- [PROBLEM STATEMENT]
From the entries that follow, report every line in which "smem" occurs.

- [GIVEN INFORMATION]
-.-.-
+template <bool GLU>
+__global__ __launch_bounds__(512, 2) void wino_conv3x3_split_kernel(WinoArgs a) {
+  using Geo = WinoGeo<2>;
+  constexpr int kWPLANE = Geo::PLANE, kWU = Geo::U, kWRawN = Geo::RAWN, kWRaw = Geo::RAW;
+  constexpr int kWUK = kWU / 512 / 4;
+  static_assert(Geo::RP == 4 && kWUK == 2, "waves 0..3 copy the raw tile, every wave two pieces of U");
+  static_assert(8 * 1024 <= 3 * kWU, "the epilogue's exchange (8 waves x 64 lanes x 16 floats) fits the U region");
+  __shared__ __attribute__((aligned(16))) float smem[Geo::SMEM];
+  const int tid = threadIdx.x, lane = tid & 63, l15 = lane & 15, lg = lane >> 4;
+  const int wave = __builtin_amdgcn_readfirstlane(tid >> 6);
+  const int qh = wave >> 2, w = (wave >> 1) & 1, h = wave & 1;
+  int t = xcd_remap(blockIdx.x, gridDim.x);
+  const int grp = t % a.ngroups;
+  t /= a.ngroups;
+  const int tx = t % a.tiles_x;
+  t /= a.tiles_x;
+  const int ty = t % a.tiles_y;
+  const int b = t / a.tiles_y;
+  const int y0 = ty * (2 * Geo::ROWS), x0 = tx * 32;
+  const float* xb = a.x + (int64_t)b * a.xbs;
+  const uint32_t HW = (uint32_t)a.H * (uint32_t)a.W;
+  float* us = smem;
+  float* raws = smem + 3 * kWU;
+  float* vs = smem + 3 * kWU + 3 * kWRaw + w * 2 * kWV;
+  float* aff_s = smem + 3 * kWU + 3 * kWRaw + Geo::ROWS * 2 * kWV;
+  TGSR_WSTAMP(0);
+
+  const float* rptr;
+  int rstep;
+  {
+    const int e = ((wave & 3) * 64 + lane) * 4;
+    const int c = e / kWPLANE;
+    const int rem = e - c * kWPLANE;
+    const int r = rem / kWTC, j = rem - r * kWTC;
+    const int gy = y0 - 1 + r, gx = x0 - 4 + j;
+    const bool ok = e < kWRawN && (unsigned)gy < (unsigned)a.H && (unsigned)gx < (unsigned)a.W;
+    rptr = ok ? xb + (uint64_t)(uint32_t)c * HW + (uint32_t)(gy * a.W + gx) : g_wino_zero;
+    rstep = ok ? (int)(kWCK * HW) : 0;
+  }
+  auto issue_raw = [&](int buf) {
+    if (!qh) {
+      const unsigned l = __builtin_amdgcn_readfirstlane((unsigned)(size_t)(lds_ptrw_t)(raws + buf * kWRaw + wave * 256));
+      asm volatile("s_mov_b32 m0, %1\n\ts_nop 0\n\tglobal_load_lds_dwordx4 %0, off" ::"v"(rptr), "s"(l) : "memory");
+      rptr += rstep;
+    }
+  };
+  const float* ubase = a.upack + (int64_t)grp * kWU;
+  const int64_t ustride = (int64_t)a.ngroups * kWU;
+  unsigned uoff[kWUK];
+#pragma unroll
+  for (int k = 0; k < kWUK; ++k) uoff[k] = (unsigned)(((wave + 8 * k) * 64 + lane) * 16);
+  auto issue_u = [&](int buf) {
+#pragma unroll
+    for (int k = 0; k < kWUK; ++k) {
+      const unsigned l = __builtin_amdgcn_readfirstlane((unsigned)(size_t)(lds_ptrw_t)(us + buf * kWU + (wave + 8 * k) * 256));
+      asm volatile("s_mov_b32 m0, %2\n\ts_nop 0\n\tglobal_load_lds_dwordx4 %0, %1" ::"v"(uoff[k]), "s"(ubase), "s"(l)
+                   : "memory");
+    }
+    ubase += ustride;
+  };
+
+  const int rlane = lg * kWPLANE + (2 * w) * kWTC + 2 * l15 + 3;
+  const int vwl0 = lg * 32 + l15 * 2;
+  auto t_read = [&](auto ic, const float* rawb, float (&d)[2][4]) {
+    constexpr int I = decltype(ic)::value;
+    constexpr int rowA = I == 0 ? 0 : (I == 2 ? 2 : 1), rowB = I == 3 ? 3 : (I == 2 ? 1 : 2);
+    const float* rp = rawb + rlane;
+#pragma unroll
+    for (int c = 0; c < 4; ++c) {
+      d[0][c] = rp[rowA * kWTC + c];
+      d[1][c] = rp[rowB * kWTC + c];
+    }
+  };
+  auto t_write = [&](auto ic, const float (&d)[2][4], float* vdst) {
+    constexpr int I = decltype(ic)::value;
+    float tr[4];
+#pragma unroll
+    for (int c = 0; c < 4; ++c) tr[c] = I == 1 ? d[0][c] + d[1][c] : d[0][c] - d[1][c];
+    float* vp = vdst + vwl0 + (2 * I) * (kWCK * 32);
+    *reinterpret_cast<float2*>(vp) = make_float2(tr[0] - tr[2], tr[1] + tr[2]);
+    *reinterpret_cast<float2*>(vp + kWCK * 32) = make_float2(tr[2] - tr[1], tr[1] - tr[3]);
+  };
+  auto with_row = [&](auto f) {
+    if (h) {
+      if (qh) f(std::integral_constant<int, 3>{});
+      else f(std::integral_constant<int, 2>{});
+    } else {
+      if (qh) f(std::integral_constant<int, 1>{});
+      else f(std::integral_constant<int, 0>{});
+    }
+  };
+
+  if (tid < 128) {
+    const int lc = tid & 63, hh = lc >> 5, cb = (lc >> 4) & 1, l = lc & 15;
+    int col = GLU ? (cb ? (a.Cout >> 1) : 0) + grp * 32 + hh * 16 + l : grp * 64 + lc;
+    if (col >= a.Cout) col = 0;
+    aff_s[tid] = a.scale ? (tid < 64 ? a.scale[col] : a.shift[col]) : (tid < 64 ? 1.f : 0.f);
+  }
+
+  f32x4v M[8][2];
+#pragma unroll
+  for (int p = 0; p < 8; ++p)
+#pragma unroll
+    for (int cb = 0; cb < 2; ++cb)
+#pragma unroll
+      for (int i = 0; i < 4; ++i) M[p][cb][i] = 0.f;
+
+  issue_raw(0);
+  issue_u(0);
+  if (a.nstages > 1) { issue_raw(1); issue_u(1); }
+  if (a.nstages > 2) issue_raw(2);
+  asm volatile("s_waitcnt vmcnt(0) lgkmcnt(0)\n\ts_barrier" ::: "memory");
+  with_row([&](auto ic) {
+    float d[2][4];
+    t_read(ic, raws, d);
+    t_write(ic, d, vs);
+  });
+  __syncthreads();
+  TGSR_WSTAMP(1);
+
+  const int ulane = qh * 4 * (kWCK * 2 * 64) + (lg * 2 + h) * 64 + l15 * 4;
+  const int vlane = qh * 4 * (kWCK * 32) + lg * 32 + l15 * 2;
+  const int oy = y0 + 2 * w, ox = x0 + 2 * l15;
+  const int64_t HWo = (int64_t)a.H * a.W;
+  float* __restrict__ ob = a.out + (int64_t)b * a.obs;
+  const float* __restrict__ rb = a.res ? a.res + (int64_t)b * a.rbs : nullptr;
+  float2 rres[4][2];
+  auto load_res = [&]() {
+    if (!GLU) {
+#pragma unroll
+      for (int i = 0; i < 4; ++i)
+#pragma unroll
+        for (int dy = 0; dy < 2; ++dy) {
+          rres[i][dy] = make_float2(0.f, 0.f);
+          if (rb && ox < a.W && oy + dy < a.H)
+            rres[i][dy] = *reinterpret_cast<const float2*>(
+                rb + (int64_t)(grp * 64 + h * 32 + qh * 16 + 4 * lg + i) * HWo + (int64_t)(oy + dy) * a.W + ox);
+        }
+    }
+  };
+
+  int b3 = 0;
+  auto stage = [&](auto ic, auto more_c, auto more2_c, auto more3_c, int st) {
+    constexpr bool MORE = decltype(more_c)::value, MORE2 = decltype(more2_c)::value, MORE3 = decltype(more3_c)::value;
+    const int par = st & 1;
+    const int b3n = b3 == 2 ? 0 : b3 + 1, b3p = b3 == 0 ? 2 : b3 - 1;
+    const float* ub = us + b3 * kWU + ulane;
+    const float* vb = vs + par * kWV + vlane;
+    f32x4v af[4];
+    float2 bf[4];
+    float d[2][4];
+#pragma unroll
+    for (int j = 0; j < 4; ++j) {
+      af[j] = *reinterpret_cast<const f32x4v*>(ub + j * kWCK * 2 * 64);
+      bf[j] = *reinterpret_cast<const float2*>(vb + j * kWCK * 32);
+      __builtin_amdgcn_sched_barrier(0);
+    }
+    if (MORE) t_read(ic, raws + b3n * kWRaw, d);
+    __builtin_amdgcn_sched_barrier(0);
+#pragma unroll
+    for (int j = 0; j < 4; ++j) {
+      M[2 * j][0] = __builtin_amdgcn_mfma_f32_16x16x4f32(af[j][0], bf[j].x, M[2 * j][0], 0, 0, 0);
+      M[2 * j][1] = __builtin_amdgcn_mfma_f32_16x16x4f32(af[j][1], bf[j].x, M[2 * j][1], 0, 0, 0);
+      M[2 * j + 1][0] = __builtin_amdgcn_mfma_f32_16x16x4f32(af[j][2], bf[j].y, M[2 * j + 1][0], 0, 0, 0);
+      M[2 * j + 1][1] = __builtin_amdgcn_mfma_f32_16x16x4f32(af[j][3], bf[j].y, M[2 * j + 1][1], 0, 0, 0);
+      if (j < 3) {
+        __builtin_amdgcn_sched_barrier(0);
+        if (j == 0 && MORE2) issue_u(b3p);
+        if (j == 1 && MORE) {
+          asm volatile("" : "+v"(d[0][0]), "+v"(d[0][1]), "+v"(d[0][2]), "+v"(d[0][3]), "+v"(d[1][0]), "+v"(d[1][1]), "+v"(d[1][2]),
+                            "+v"(d[1][3]));
+          t_write(ic, d, vs + (par ^ 1) * kWV);
+        }
+        if (j == 2 && MORE3) issue_raw(b3);
+        __builtin_amdgcn_sched_barrier(0);
+      }
+    }
+    if (MORE) {
+      constexpr int kU = MORE2 ? kWUK : 0;
+      if (MORE3 && !qh) asm volatile("s_waitcnt vmcnt(%0) lgkmcnt(0)\n\ts_barrier" ::"n"(kU + 1) : "memory");
+      else asm volatile("s_waitcnt vmcnt(%0) lgkmcnt(0)\n\ts_barrier" ::"n"(kU) : "memory");
+    }
+    b3 = b3n;
+  };
+
+  auto finish = [&](auto qc) {
+    constexpr int Q = decltype(qc)::value;
+    float rr[2][2][4][2];
+#pragma unroll
+    for (int rl = 0; rl < 2; ++rl)
+#pragma unroll
+      for (int cb = 0; cb < 2; ++cb)
+#pragma unroll
+        for (int i = 0; i < 4; ++i) {
+          const float m0 = M[rl * 4 + 0][cb][i], m1 = M[rl * 4 + 1][cb][i], m2 = M[rl * 4 + 2][cb][i], m3 = M[rl * 4 + 3][cb][i];
+          rr[rl][cb][i][0] = m0 + m1 + m2;
+          rr[rl][cb][i][1] = m1 - m2 - m3;
+        }
+    asm volatile("s_waitcnt lgkmcnt(0)\n\ts_barrier" ::: "memory");
+    float* xw = us + (((w * 2 + h) * 2 + Q) * 4) * 256 + lane * 4;
+    const float* xr = us + (((w * 2 + h) * 2 + (Q ^ 1)) * 4) * 256 + lane * 4;
+#pragma unroll
+    for (int s = 0; s < 4; ++s) {
+      constexpr int F = Q ^ 1;
+      const int cb = GLU ? s >> 1 : F, i = GLU ? 2 * F + (s & 1) : s;
+      f32x4v v;
+      v[0] = rr[0][cb][i][0]; v[1] = rr[0][cb][i][1]; v[2] = rr[1][cb][i][0]; v[3] = rr[1][cb][i][1];
+      *reinterpret_cast<f32x4v*>(xw + s * 256) = v;
+    }
+    asm volatile("s_waitcnt lgkmcnt(0)\n\ts_barrier" ::: "memory");
+    float yy[4][2][2];
+#pragma unroll
+    for (int s = 0; s < 4; ++s) {
+      const int cb = GLU ? s >> 1 : Q, i = GLU ? 2 * Q + (s & 1) : s;
+      const f32x4v o = *reinterpret_cast<const f32x4v*>(xr + s * 256);
+      float r4[4][2];
+#pragma unroll
+      for (int dx = 0; dx < 2; ++dx) {
+        r4[2 * Q][dx] = rr[0][cb][i][dx];
+        r4[2 * Q + 1][dx] = rr[1][cb][i][dx];
+        r4[2 * (Q ^ 1)][dx] = o[dx];
+        r4[2 * (Q ^ 1) + 1][dx] = o[2 + dx];
+      }
+#pragma unroll
+      for (int dx = 0; dx < 2; ++dx) {
+        yy[s][0][dx] = r4[0][dx] + r4[1][dx] + r4[2][dx];
+        yy[s][1][dx] = r4[1][dx] - r4[2][dx] - r4[3][dx];
+      }
+    }
+    if (ox >= a.W) return;
+    if (GLU) {
+#pragma unroll
+      for (int ii = 0; ii < 2; ++ii) {
+        const int i = 2 * Q + ii;
+        const int lc = h * 32 + 4 * lg + i;
+        const float (&yv)[2][2] = yy[ii];
+        const float (&yg)[2][2] = yy[2 + ii];
+        const float sv = aff_s[lc], tv = aff_s[64 + lc], sg = aff_s[lc + 16], tg = aff_s[64 + lc + 16];
+        const int c = grp * 32 + h * 16 + 4 * lg + i;
+#pragma unroll
+        for (int dy = 0; dy < 2; ++dy) {
+          if (oy + dy >= a.H) continue;
+          const float o0 = (yv[dy][0] * sv + tv) * __builtin_amdgcn_rcpf(1.f + __expf(-(yg[dy][0] * sg + tg)));
+          const float o1 = (yv[dy][1] * sv + tv) * __builtin_amdgcn_rcpf(1.f + __expf(-(yg[dy][1] * sg + tg)));
+          *reinterpret_cast<float2*>(ob + (int64_t)c * HWo + (int64_t)(oy + dy) * a.W + ox) = make_float2(o0, o1);
+        }
+      }
+    } else {
+#pragma unroll
+      for (int i = 0; i < 4; ++i) {
+        const int lc = h * 32 + Q * 16 + 4 * lg + i;
+        const float (&yv)[2][2] = yy[i];
+        const float sv = aff_s[lc], tv = aff_s[64 + lc];
+#pragma unroll
+        for (int dy = 0; dy < 2; ++dy) {
+          if (oy + dy >= a.H) continue;
+          const float o0 = yv[dy][0] * sv + tv + rres[i][dy].x, o1 = yv[dy][1] * sv + tv + rres[i][dy].y;
+          *reinterpret_cast<float2*>(ob + (int64_t)(grp * 64 + lc) * HWo + (int64_t)(oy + dy) * a.W + ox) = make_float2(o0, o1);
+        }
+      }
+    }
+  };
+  with_row([&](auto ic) {
+    using T = std::true_type;
+    using F = std::false_type;
+    int st = 0;
+    for (; st + 3 < a.nstages; ++st) stage(ic, T{}, T{}, T{}, st);
+    if (st + 2 < a.nstages) stage(ic, T{}, T{}, F{}, st++);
-.-.-
- [FINISHED TASK]
+  __shared__ __attribute__((aligned(16))) float smem[Geo::SMEM];
+  float* us = smem;
+  float* raws = smem + 3 * kWU;
+  float* vs = smem + 3 * kWU + 3 * kWRaw + w * 2 * kWV;
+  float* aff_s = smem + 3 * kWU + 3 * kWRaw + Geo::ROWS * 2 * kWV;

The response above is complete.